═══ Task material ═══
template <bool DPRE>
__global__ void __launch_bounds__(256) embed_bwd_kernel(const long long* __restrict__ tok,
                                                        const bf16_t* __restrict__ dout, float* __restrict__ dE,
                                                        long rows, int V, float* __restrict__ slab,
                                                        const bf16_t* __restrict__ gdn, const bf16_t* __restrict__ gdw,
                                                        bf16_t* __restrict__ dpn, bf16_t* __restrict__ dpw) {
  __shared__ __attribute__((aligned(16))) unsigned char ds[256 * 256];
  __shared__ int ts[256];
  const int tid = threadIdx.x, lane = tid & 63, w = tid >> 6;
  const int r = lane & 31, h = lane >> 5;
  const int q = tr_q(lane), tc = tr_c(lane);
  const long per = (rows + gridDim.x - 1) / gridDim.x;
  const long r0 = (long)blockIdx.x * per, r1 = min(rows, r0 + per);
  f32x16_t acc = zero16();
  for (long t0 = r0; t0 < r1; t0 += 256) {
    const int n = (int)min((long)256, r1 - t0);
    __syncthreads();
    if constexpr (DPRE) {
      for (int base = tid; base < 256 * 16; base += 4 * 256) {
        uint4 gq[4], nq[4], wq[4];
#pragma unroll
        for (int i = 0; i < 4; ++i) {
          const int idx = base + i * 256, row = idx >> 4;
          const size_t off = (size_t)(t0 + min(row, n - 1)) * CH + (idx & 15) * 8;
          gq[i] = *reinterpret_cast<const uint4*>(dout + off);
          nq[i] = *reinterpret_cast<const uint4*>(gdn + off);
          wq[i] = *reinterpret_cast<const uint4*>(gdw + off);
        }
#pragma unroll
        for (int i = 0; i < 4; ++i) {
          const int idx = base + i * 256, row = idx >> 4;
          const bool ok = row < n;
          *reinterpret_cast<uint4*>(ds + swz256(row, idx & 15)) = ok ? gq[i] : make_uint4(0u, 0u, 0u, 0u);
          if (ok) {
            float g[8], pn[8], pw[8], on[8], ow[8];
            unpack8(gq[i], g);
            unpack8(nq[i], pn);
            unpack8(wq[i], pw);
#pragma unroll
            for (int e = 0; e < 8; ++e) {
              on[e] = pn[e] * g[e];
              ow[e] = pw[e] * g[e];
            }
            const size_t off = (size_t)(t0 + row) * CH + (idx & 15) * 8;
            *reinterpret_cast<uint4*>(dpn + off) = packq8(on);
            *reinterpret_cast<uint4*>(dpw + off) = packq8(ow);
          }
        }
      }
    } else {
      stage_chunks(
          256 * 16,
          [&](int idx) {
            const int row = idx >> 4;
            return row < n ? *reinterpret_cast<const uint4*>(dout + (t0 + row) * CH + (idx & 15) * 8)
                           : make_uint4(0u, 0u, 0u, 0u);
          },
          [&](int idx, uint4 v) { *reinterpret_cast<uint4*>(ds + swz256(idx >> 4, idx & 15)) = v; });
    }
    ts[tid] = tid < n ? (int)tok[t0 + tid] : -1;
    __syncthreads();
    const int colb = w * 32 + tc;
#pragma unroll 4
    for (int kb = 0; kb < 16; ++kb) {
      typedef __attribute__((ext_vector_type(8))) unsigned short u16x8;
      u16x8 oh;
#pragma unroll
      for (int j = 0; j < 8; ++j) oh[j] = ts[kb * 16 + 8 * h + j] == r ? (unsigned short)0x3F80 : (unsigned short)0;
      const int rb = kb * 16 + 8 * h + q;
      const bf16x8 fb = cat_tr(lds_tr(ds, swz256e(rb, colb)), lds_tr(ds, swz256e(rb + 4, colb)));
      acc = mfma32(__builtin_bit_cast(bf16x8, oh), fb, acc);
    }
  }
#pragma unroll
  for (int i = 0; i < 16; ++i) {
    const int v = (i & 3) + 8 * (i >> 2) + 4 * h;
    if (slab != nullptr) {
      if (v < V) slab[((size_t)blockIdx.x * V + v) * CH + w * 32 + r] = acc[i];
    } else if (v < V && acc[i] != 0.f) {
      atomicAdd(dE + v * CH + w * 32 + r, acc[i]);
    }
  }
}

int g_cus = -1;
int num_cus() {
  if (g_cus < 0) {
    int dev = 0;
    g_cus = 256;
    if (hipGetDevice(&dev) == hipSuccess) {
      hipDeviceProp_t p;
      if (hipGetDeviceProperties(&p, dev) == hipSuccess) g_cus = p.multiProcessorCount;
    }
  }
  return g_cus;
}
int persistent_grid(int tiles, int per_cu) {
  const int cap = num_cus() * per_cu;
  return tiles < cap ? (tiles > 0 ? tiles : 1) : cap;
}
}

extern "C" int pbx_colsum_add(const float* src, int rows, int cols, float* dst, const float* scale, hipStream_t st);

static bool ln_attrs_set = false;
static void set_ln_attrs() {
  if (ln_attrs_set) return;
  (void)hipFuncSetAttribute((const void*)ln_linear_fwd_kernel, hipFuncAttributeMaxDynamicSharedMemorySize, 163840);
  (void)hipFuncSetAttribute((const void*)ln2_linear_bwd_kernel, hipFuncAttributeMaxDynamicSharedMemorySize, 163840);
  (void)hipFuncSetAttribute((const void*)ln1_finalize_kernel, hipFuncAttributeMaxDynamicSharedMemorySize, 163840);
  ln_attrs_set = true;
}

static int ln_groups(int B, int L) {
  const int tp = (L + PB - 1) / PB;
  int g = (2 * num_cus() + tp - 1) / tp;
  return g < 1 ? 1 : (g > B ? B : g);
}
═══
-- Task instructions --
Pull out every line of the records that includes the string "float".

-- Completed exercise --
                                                        const bf16_t* __restrict__ dout, float* __restrict__ dE,
                                                        long rows, int V, float* __restrict__ slab,
            float g[8], pn[8], pw[8], on[8], ow[8];
extern "C" int pbx_colsum_add(const float* src, int rows, int cols, float* dst, const float* scale, hipStream_t st);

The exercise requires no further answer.